Exercise description: For the data below, work out the number of lines containing the string "rbase" and answer with that number only.

==================================================

template <int EPI, bool SK>
__global__ __launch_bounds__(512) void gemm_nt_x3_kernel(const GemmArgs g) {
    constexpr int BM = 256, BN = 256, SLOT = 65536, ARR = 16384;
    constexpr int JM = 8, IN = 4;
    constexpr int NDMA = 8;
    constexpr int kDrain = (EPI == WIDE_GELU_SPLIT || EPI == WIDE_SPLIT) ? 32 : 24;
    constexpr int SROW = kWideStageRow;
    extern __shared__ __attribute__((aligned(16))) char smem[];

    const int tid = threadIdx.x;
    const int lane = tid & 63, wave = __builtin_amdgcn_readfirstlane(tid >> 6);
    const int r = lane & 15, q = lane >> 4;
    const int wm = wave >> 2, wn = wave & 3;
    const int nbm = (g.M + BM - 1) / BM, nbn = g.N / BN;
    const int ntiles = nbm * nbn;
    const int nk = g.K / 32;
    const char* Ab = reinterpret_cast<const char*>(g.A);
    const char* Bb = reinterpret_cast<const char*>(g.B);
    const char* Alo = reinterpret_cast<const char*>(g.A_lo);
    const char* Blo = reinterpret_cast<const char*>(g.B_lo);

    uint32_t soff[4];
    auto set_tile = [&](int tile, int& m0, int& n0, int lane) {
        int bm, bn;
        tile_coords<4>(tile, nbm, nbn, bm, bn);
        m0 = bm * BM;
        n0 = bn * BN;
        const uint32_t lda_b = (uint32_t)g.lda * 2, ldb_b = (uint32_t)g.ldb * 2;
        const int c = (lane & 3) ^ ((-(lane >> 4)) & 3);
#pragma unroll
        for (int i = 0; i < 2; i++) {
            const int row = (wave * 2 + i) * 16 + (lane >> 2);
            int gr = m0 + row;
            gr = gr < g.M ? gr : g.M - 1;
            soff[i] = (uint32_t)gr * lda_b + c * 16;
            gr = n0 + row;
            gr = gr < g.Nvalid ? gr : g.Nvalid - 1;
            soff[2 + i] = (uint32_t)gr * ldb_b + c * 16;
        }
    };
    auto issue_one = [&](int kt, int i, uint32_t on) {
        const int op = i >> 2, rg = (i >> 1) & 1, lo = i & 1;
        const char* base = op ? (lo ? Blo : Bb) : (lo ? Alo : Ab);
        const int d = (kt & 1) * SLOT + op * (2 * ARR) + lo * ARR + (wave * 2 + rg) * 1024;
        const uint32_t lds = (uint32_t)(uintptr_t)(__attribute__((address_space(3))) char*)(smem + d);
        uint32_t voff;
        uint64_t saved;
        asm volatile(
            "s_mov_b64 %1, exec\n\t"
            "s_cmp_lg_u32 %6, 0\n\t"
            "s_cselect_b64 exec, exec, 0\n\t"
            "v_add_u32 %0, %3, %2\n\t"
            "s_mov_b32 m0, %5\n\t"
            "s_nop 0\n\t"
            "global_load_lds_dwordx4 %0, %4\n\t"
            "s_mov_b64 exec, %1"
            : "=&v"(voff), "=&s"(saved)
            : "v"(soff[op * 2 + rg]), "s"((uint32_t)kt * 64), "s"(base), "s"(lds), "s"(on)
            : "memory", "scc");
    };
    auto stamp_sk = [&](int slot) {
        if (g.stamps && tid == 0) {
            g.stamps[((size_t)gridDim.x + blockIdx.x) * 8 + slot] = __builtin_readcyclecounter();
            g.stamps[((size_t)gridDim.x + blockIdx.x) * 8 + 4 + slot] = wall_clock64();
        }
    };
    auto stamp = [&](int slot) {
        if (g.stamps && tid == 0) {
            g.stamps[(size_t)blockIdx.x * 8 + slot] = __builtin_readcyclecounter();
            g.stamps[(size_t)blockIdx.x * 8 + 4 + slot] = wall_clock64();
        }
    };

    const int fo = r * 64 + ((q ^ ((-(r >> 2)) & 3)) << 4);
    int fa_off[2], fb_off[2];
    fa_off[0] = wm * (128 * 64) + fo;
    fb_off[0] = 2 * ARR + wn * (64 * 64) + fo;
    fa_off[1] = fa_off[0] + SLOT;
    fb_off[1] = fb_off[0] + SLOT;
    asm volatile("" : "+v"(fa_off[1]), "+v"(fb_off[1]));
    float* const stg = reinterpret_cast<float*>(smem + SLOT) + wave * (32 * SROW);

    const int bid = blockIdx.x;
    enum { kWhole = 0, kProduce = 1, kOwn = 2 };
    auto get_work = [&](int wi, int& t, int& k0, int& k1, int& kind) {
        const int grid = gridDim.x;
        const int full = SK ? g.sk_full : ntiles;
        t = bid + wi * grid;
        if (t < full) {
            k0 = 0;
            k1 = nk;
            kind = kWhole;
            return true;
        }
        if constexpr (SK) {
            const int j = wi - g.sk_full / grid;
            const int nk2 = nk >> 1;
            const int T = (ntiles - full) * nk2;
            const int u0 = bid * g.sk_upw;
            const int u1 = u0 + g.sk_upw < T ? u0 + g.sk_upw : T;
            if (u0 >= u1 || j > 1) return false;
            const int ta = u0 / nk2, bnd = (ta + 1) * nk2;
            const bool owns = u1 >= bnd, two = u1 > bnd;
            if (j == 0 && (two || !owns)) {
                t = full + ta + (two ? 1 : 0);
                k0 = two ? 0 : 2 * (u0 - ta * nk2);
                k1 = 2 * (u1 - (two ? bnd : ta * nk2));
                kind = kProduce;
                return true;
            }
            if (owns && (j == 0 || two)) {
                t = full + ta;
                k0 = 2 * (u0 - ta * nk2);
                k1 = nk;
                kind = k0 ? kOwn : kWhole;
                return true;
            }
        }
        return false;
    };
    int wi = 0, tile, k0, k1, kind;
    if (!get_work(0, tile, k0, k1, kind)) return;
    int m0, n0;
    bool drain32 = false;
    stamp(0);
    set_tile(tile, m0, n0, lane);
#pragma unroll
    for (int i = 0; i < NDMA; i++) issue_one(k0, i, 1u);

    for (;;) {
        f32x4 acc[JM][IN];
#pragma unroll
        for (int j = 0; j < JM; j++)
#pragma unroll
            for (int i = 0; i < IN; i++) acc[j][i] = f32x4{0.f, 0.f, 0.f, 0.f};

        frag16 ah[4], al[4], bh[2][IN], bl[2][IN];
        auto rd_a = [&](int slot, int s, int jm) {
            const char* p = smem + fa_off[s] + jm * 1024;
            ah[slot] = *reinterpret_cast<const frag16*>(p);
            al[slot] = *reinterpret_cast<const frag16*>(p + ARR);
        };
        auto rd_b = [&](int set, int s, int in) {
            const char* p = smem + fb_off[s] + in * 1024;
            bh[set][in] = *reinterpret_cast<const frag16*>(p);
            bl[set][in] = *reinterpret_cast<const frag16*>(p + ARR);
        };

        if (drain32) PNP_WAIT_VM(kDrain);
        else PNP_WAIT_VM(0);
        __builtin_amdgcn_s_barrier();
#pragma unroll
        for (int i = 0; i < NDMA; i++) issue_one(k0 + 1, i, 1u);
        rd_a(0, 0, 0);
        rd_a(1, 0, 1);
        rd_a(2, 0, 2);
#pragma unroll
        for (int i = 0; i < IN; i++) rd_b(0, 0, i);

        auto slab = [&](int kt, auto par) {
            constexpr int S = decltype(par)::value;
            const uint32_t head = __builtin_amdgcn_readfirstlane((kt >= k0 + 1 && kt + 1 < k1) ? 1 : 0);
            const uint32_t tail = __builtin_amdgcn_readfirstlane((kt + 2 < k1) ? 1 : 0);
#pragma unroll
            for (int j = 0; j < JM; j++) {
                x3_half(acc[j][0], acc[j][1], ah[j & 3], al[j & 3], bh[S][0], bh[S][1], bl[S][0], bl[S][1]);
                if (j + 3 < JM) {
                    rd_a((j + 3) & 3, S, j + 3);
                    if (j < 2) issue_one(kt + 1, 4 + 2 * j, head);
                } else {
                    if (j == JM - 3) {
                        __builtin_amdgcn_s_waitcnt(0x0070);
                        __builtin_amdgcn_s_barrier();
                    }
                    rd_a((j + 3) & 3, S ^ 1, j + 3 - JM);
                    if (j == JM - 2) rd_b(S ^ 1, S ^ 1, 1);
                    if (j == JM - 1) rd_b(S ^ 1, S ^ 1, 3);
                    if (j == JM - 3) issue_one(kt + 2, 0, tail);
                    if (j == JM - 2) issue_one(kt + 2, 2, tail);
                }
                x3_half(acc[j][2], acc[j][3], ah[j & 3], al[j & 3], bh[S][2], bh[S][3], bl[S][2], bl[S][3]);
                if (j < 2) issue_one(kt + 1, 5 + 2 * j, head);
                if (j == JM - 3) {
                    rd_b(S ^ 1, S ^ 1, 0);
                    issue_one(kt + 2, 1, tail);
                }
                if (j == JM - 2) {
                    rd_b(S ^ 1, S ^ 1, 2);
                    issue_one(kt + 2, 3, tail);
                }
            }
        };
        constexpr std::integral_constant<int, 0> s0{};
        constexpr std::integral_constant<int, 1> s1{};
        for (int kt = k0; kt < k1; kt += 2) {
            slab(kt, s0);
            slab(kt + 1, s1);
        }
        asm volatile("s_nop 15\n\ts_nop 15" ::: "memory");
        if (wi == 0) stamp(2);

        __syncthreads();
        int ntile, nk0, nk1, nkind;
        const bool have_next = get_work(wi + 1, ntile, nk0, nk1, nkind);
        auto request_next = [&]() {
            if (have_next) {
                set_tile(ntile, m0, n0, lane);
#pragma unroll
                for (int i = 0; i < NDMA; i++) issue_one(nk0, i, 1u);
            }
        };
        if constexpr (SK) {
            if (kind == kProduce) {
                stamp_sk(0);
                request_next();
                const __amdgpu_buffer_rsrc_t rs = __builtin_amdgcn_make_buffer_rsrc(g.sk_part + (size_t)bid * (BM * BN), 0, BM * BN * 4, 0x00020000);
                {
                    int voff = tid * 16;
#pragma unroll
                    for (int j = 0; j < JM; j++)
#pragma unroll
                        for (int i = 0; i < IN; i++) {
                            __builtin_amdgcn_raw_buffer_store_b128(__builtin_bit_cast(u32x4, acc[j][i]), rs, voff, 0, kSkAux);
                            voff += 8192;
                            asm volatile("" : "+v"(voff));
                        }
                }
                asm volatile("s_waitcnt vmcnt(0)" ::: "memory");
                __syncthreads();
                if (tid == 0) __hip_atomic_store((gu32*)(g.sk_flag + bid), 1u, __ATOMIC_RELAXED, __HIP_MEMORY_SCOPE_AGENT);
                stamp_sk(1);
            }
            if (kind == kOwn) {
                const int np = ((k0 >> 1) + g.sk_upw - 1) / g.sk_upw;
                stamp_sk(2);
                for (int pj = 1; pj <= np; pj++) {
                    const int src = bid - pj;
                    if (wave == 0) {
                        gu32* const fl = (gu32*)(g.sk_flag + src);
                        uint32_t spins = 0;
                        while (__hip_atomic_load(fl, __ATOMIC_RELAXED, __HIP_MEMORY_SCOPE_AGENT) != 1u) {
                            __builtin_amdgcn_s_sleep(8);
                            if (++spins > (1u << 22)) {
                                if (lane == 0) __hip_atomic_store((gu32*)g.sk_tmo, 1u + (uint32_t)bid, __ATOMIC_RELAXED, __HIP_MEMORY_SCOPE_AGENT);
                                break;
                            }
                        }
                        if (lane == 0) __hip_atomic_store(fl, 0u, __ATOMIC_RELAXED, __HIP_MEMORY_SCOPE_AGENT);
                    }
                    __syncthreads();
                    const __amdgpu_buffer_rsrc_t rs = __builtin_amdgcn_make_buffer_rsrc(g.sk_part + (size_t)src * (BM * BN), 0, BM * BN * 4, 0x00020000);
                    int voff = tid * 16;
#pragma unroll
                    for (int grp = 0; grp < 4; grp++) {
                        u32x4 t[8];
#pragma unroll
                        for (int x = 0; x < 8; x++) {
                            t[x] = __builtin_amdgcn_raw_buffer_load_b128(rs, voff, 0, kSkAux);
                            voff += 8192;
                            asm volatile("" : "+v"(voff));
                        }
#pragma unroll
                        for (int x = 0; x < 8; x++) acc[(grp * 8 + x) / IN][(grp * 8 + x) % IN] += __builtin_bit_cast(f32x4, t[x]);
                    }
                }
                stamp_sk(3);
            }
        }
        bool next_drain = false;
        if (!SK || kind != kProduce) {
        int etid = tid;
        asm volatile("" : "+v"(etid));
        const int lane = etid & 63, r = lane & 15, q = lane >> 4;
        const int em0 = m0, en0 = n0;
        const int n = en0 + wn * 64 + (lane & 15) * 4;
        const bool nv = n < g.Nvalid;
        f32x4 bv = {0.f, 0.f, 0.f, 0.f};
        f32x4 rv[8];
        f32x4 bacc[IN];
        if constexpr (EPI == WIDE_GELU_SPLIT || EPI == WIDE_SPLIT) {
#pragma unroll
            for (int i = 0; i < IN; i++) {
                const int nn = en0 + wn * 64 + i * 16 + q * 4;
                bacc[i] = (g.bias && nn < g.Nvalid) ? *reinterpret_cast<const f32x4*>(g.bias + nn) : bv;
            }
        }
        if constexpr (EPI == WIDE_BIAS_F32 || EPI == WIDE_RESID_F32) {
            if (g.bias && nv) bv = *reinterpret_cast<const f32x4*>(g.bias + n);
        }
        if constexpr (EPI == WIDE_RESID_F32) {
            const int mrow0 = em0 + wm * 128 + (lane >> 4);
#pragma unroll
            for (int it = 0; it < 8; it++) {
                const int m = mrow0 + it * 4;
                rv[it] = (m < g.M && nv) ? *reinterpret_cast<const f32x4*>(g.resid + (size_t)m * g.ldr + n) : bv;
            }
        }
        float brow[JM] = {0.f, 0.f, 0.f, 0.f, 0.f, 0.f, 0.f, 0.f};
        if constexpr (EPI == WIDE_TOKCOLS_F32) {
#pragma unroll
            for (int j = 0; j < JM; j++) {
                const int m = em0 + wm * 128 + j * 16 + r;
                if (g.bias && m < g.M) brow[j] = g.bias[m];
            }
        }

        if constexpr (EPI == WIDE_TOKCOLS_F32) {
            const int l32 = lane & 31, hi = lane >> 5;
            const bool pairs = (g.col_div & 1) == 0;
            const int tl0 = pairs ? 2 * l32 : lane;
            const int tok = en0 + wn * 64 + tl0;
            size_t ocol = tok;
            if (g.col_div > 0) {
                const int b = tok / g.col_div;
                const int tl = tok - b * g.col_div;
                ocol = (size_t)b * g.col_pad + tl;
            }
            float* const ocolp = g.out_f32 + ocol;
            const bool tv = tok < g.Nvalid;
#pragma unroll
            for (int qd = 0; qd < 4; qd++) {
                const int mbase = em0 + wm * 128 + qd * 32;
#pragma unroll
                for (int j2 = 0; j2 < 2; j2++)
#pragma unroll
                    for (int i = 0; i < IN; i++) {
                        const float br = brow[qd * 2 + j2];
                        const f32x4 v = acc[qd * 2 + j2][i] + br;
                        *reinterpret_cast<f32x4*>(stg + (j2 * 16 + r) * SROW + i * 16 + q * 4) = v;
                    }
                if (qd == 0) request_next();
                if (pairs) {
                    f32x2 sv[16];
#pragma unroll
                    for (int it = 0; it < 16; it++) sv[it] = *reinterpret_cast<const f32x2*>(stg + (it * 2 + hi) * SROW + tl0);
#pragma unroll
                    for (int it = 0; it < 16; it++) {
                        const int m = mbase + it * 2 + hi;
                        if (tv && m < g.M) *reinterpret_cast<f32x2*>(ocolp + (size_t)m * g.ldo) = sv[it];
                    }
                } else {
#pragma unroll 8
                    for (int row = 0; row < 32; row++) {
                        const float v = stg[row * SROW + lane];
                        if (tv && mbase + row < g.M) ocolp[(size_t)(mbase + row) * g.ldo] = v;
                    }
                }
            }
        } else if constexpr (EPI == WIDE_GELU_SPLIT || EPI == WIDE_SPLIT) {
            constexpr int HROW = 68;
            bf16* const stgh = reinterpret_cast<bf16*>(smem + SLOT) + wave * (64 * HROW);
            const bool full = (em0 + BM <= g.M) && (en0 + BN <= g.Nvalid);
#pragma unroll
            for (int half = 0; half < 2; half++) {
#pragma unroll
                for (int j4 = 0; j4 < 4; j4++)
#pragma unroll
                    for (int i = 0; i < IN; i++)
#pragma unroll
                        for (int e = 0; e < 4; e += 2) {
                            f32x4& a = acc[half * 4 + j4][i];
                            pnp_f32x2 v = {a[e] + bacc[i][e], a[e + 1] + bacc[i][e + 1]};
                            if constexpr (EPI == WIDE_GELU_SPLIT) v = gelu_erf_fast2(v);
                            a[e] = v[0];
                            a[e + 1] = v[1];
                        }
                if (half == 0) request_next();
#pragma unroll
                for (int part = 0; part < 2; part++) {
                    bf16* const obase = reinterpret_cast<bf16*>(part ? g.out_lo : g.out_t) + (size_t)(em0 + wm * 128 + (lane >> 4)) * g.ldo_t + n;
#pragma unroll
                    for (int j4 = 0; j4 < 4; j4++)
#pragma unroll
                        for (int i = 0; i < IN; i++) {
                            const f32x4& a = acc[half * 4 + j4][i];
                            bf16x4 pk;
#pragma unroll
                            for (int e = 0; e < 4; e++) {
                                const float v = a[e];
                                const bf16 h = (bf16)v;
                                pk[e] = part ? (bf16)(v - (float)h) : h;
                            }
                            *reinterpret_cast<bf16x4*>(stgh + (j4 * 16 + r) * HROW + i * 16 + q * 4) = pk;
                        }
                    bf16x4 sv[16];
#pragma unroll
                    for (int it = 0; it < 16; it++)
                        sv[it] = *reinterpret_cast<const bf16x4*>(stgh + (it * 4 + (lane >> 4)) * HROW + (lane & 15) * 4);
#pragma unroll
                    for (int it = 0; it < 16; it++) {
                        const int m = em0 + wm * 128 + half * 64 + it * 4 + (lane >> 4);
                        if (full || (m < g.M && nv)) *reinterpret_cast<bf16x4*>(obase + (size_t)(half * 64 + it * 4) * g.ldo_t) = sv[it];
                    }
                }
            }
        } else {
            constexpr bool kResid = EPI == WIDE_RESID_F32;
            const bool full = (em0 + BM <= g.M) && (en0 + BN <= g.Nvalid);
            const float* const rbase = kResid ? g.resid + (size_t)(em0 + wm * 128 + (lane >> 4)) * g.ldr + n : nullptr;
            float* const obase = g.out_f32 + (size_t)(em0 + wm * 128 + (lane >> 4)) * g.ldo + n;
            f32x4 rw[8];
#pragma unroll
            for (int qd = 0; qd < 4; qd++) {
                f32x4* const rcur = (qd & 1) ? rw : rv;
                f32x4* const rnxt = (qd & 1) ? rv : rw;
#pragma unroll
                for (int j2 = 0; j2 < 2; j2++)
#pragma unroll
                    for (int i = 0; i < IN; i++)
                        *reinterpret_cast<f32x4*>(stg + (j2 * 16 + r) * SROW + i * 16 + q * 4) = acc[qd * 2 + j2][i];
                if (kResid && qd < 3) {
#pragma unroll
                    for (int it = 0; it < 8; it++) {
                        const int m = em0 + wm * 128 + (qd + 1) * 32 + it * 4 + (lane >> 4);
                        rnxt[it] = (full || (m < g.M && nv)) ? *reinterpret_cast<const f32x4*>(rbase + (size_t)((qd + 1) * 32 + it * 4) * g.ldr) : bv;
                    }
                }
                f32x4 sv[8];
#pragma unroll
                for (int it = 0; it < 8; it++)
                    sv[it] = *reinterpret_cast<const f32x4*>(stg + (it * 4 + (lane >> 4)) * SROW + (lane & 15) * 4);
#pragma unroll
                for (int it = 0; it < 8; it++) {
                    f32x4 v = sv[it] + bv;
                    if constexpr (kResid) v += rcur[it];
                    const int m = em0 + wm * 128 + qd * 32 + it * 4 + (lane >> 4);
                    if (full || (m < g.M && nv)) *reinterpret_cast<f32x4*>(obase + (size_t)(qd * 32 + it * 4) * g.ldo) = v;
                }
                if (qd == 0) request_next();
            }
        }
        next_drain = (EPI != WIDE_TOKCOLS_F32) && (em0 + BM <= g.M) && (en0 + BN <= g.Nvalid);
        }
        if (wi == 0) stamp(1);
        if (!have_next) break;
        wi++;
        tile = ntile;
        k0 = nk0;
        k1 = nk1;
        kind = nkind;
        drain32 = next_drain;
    }
    if (g.stamps) {
        asm volatile("s_waitcnt vmcnt(0)" ::: "memory");
        stamp(3);
    }
}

==================================================

Expected output: 2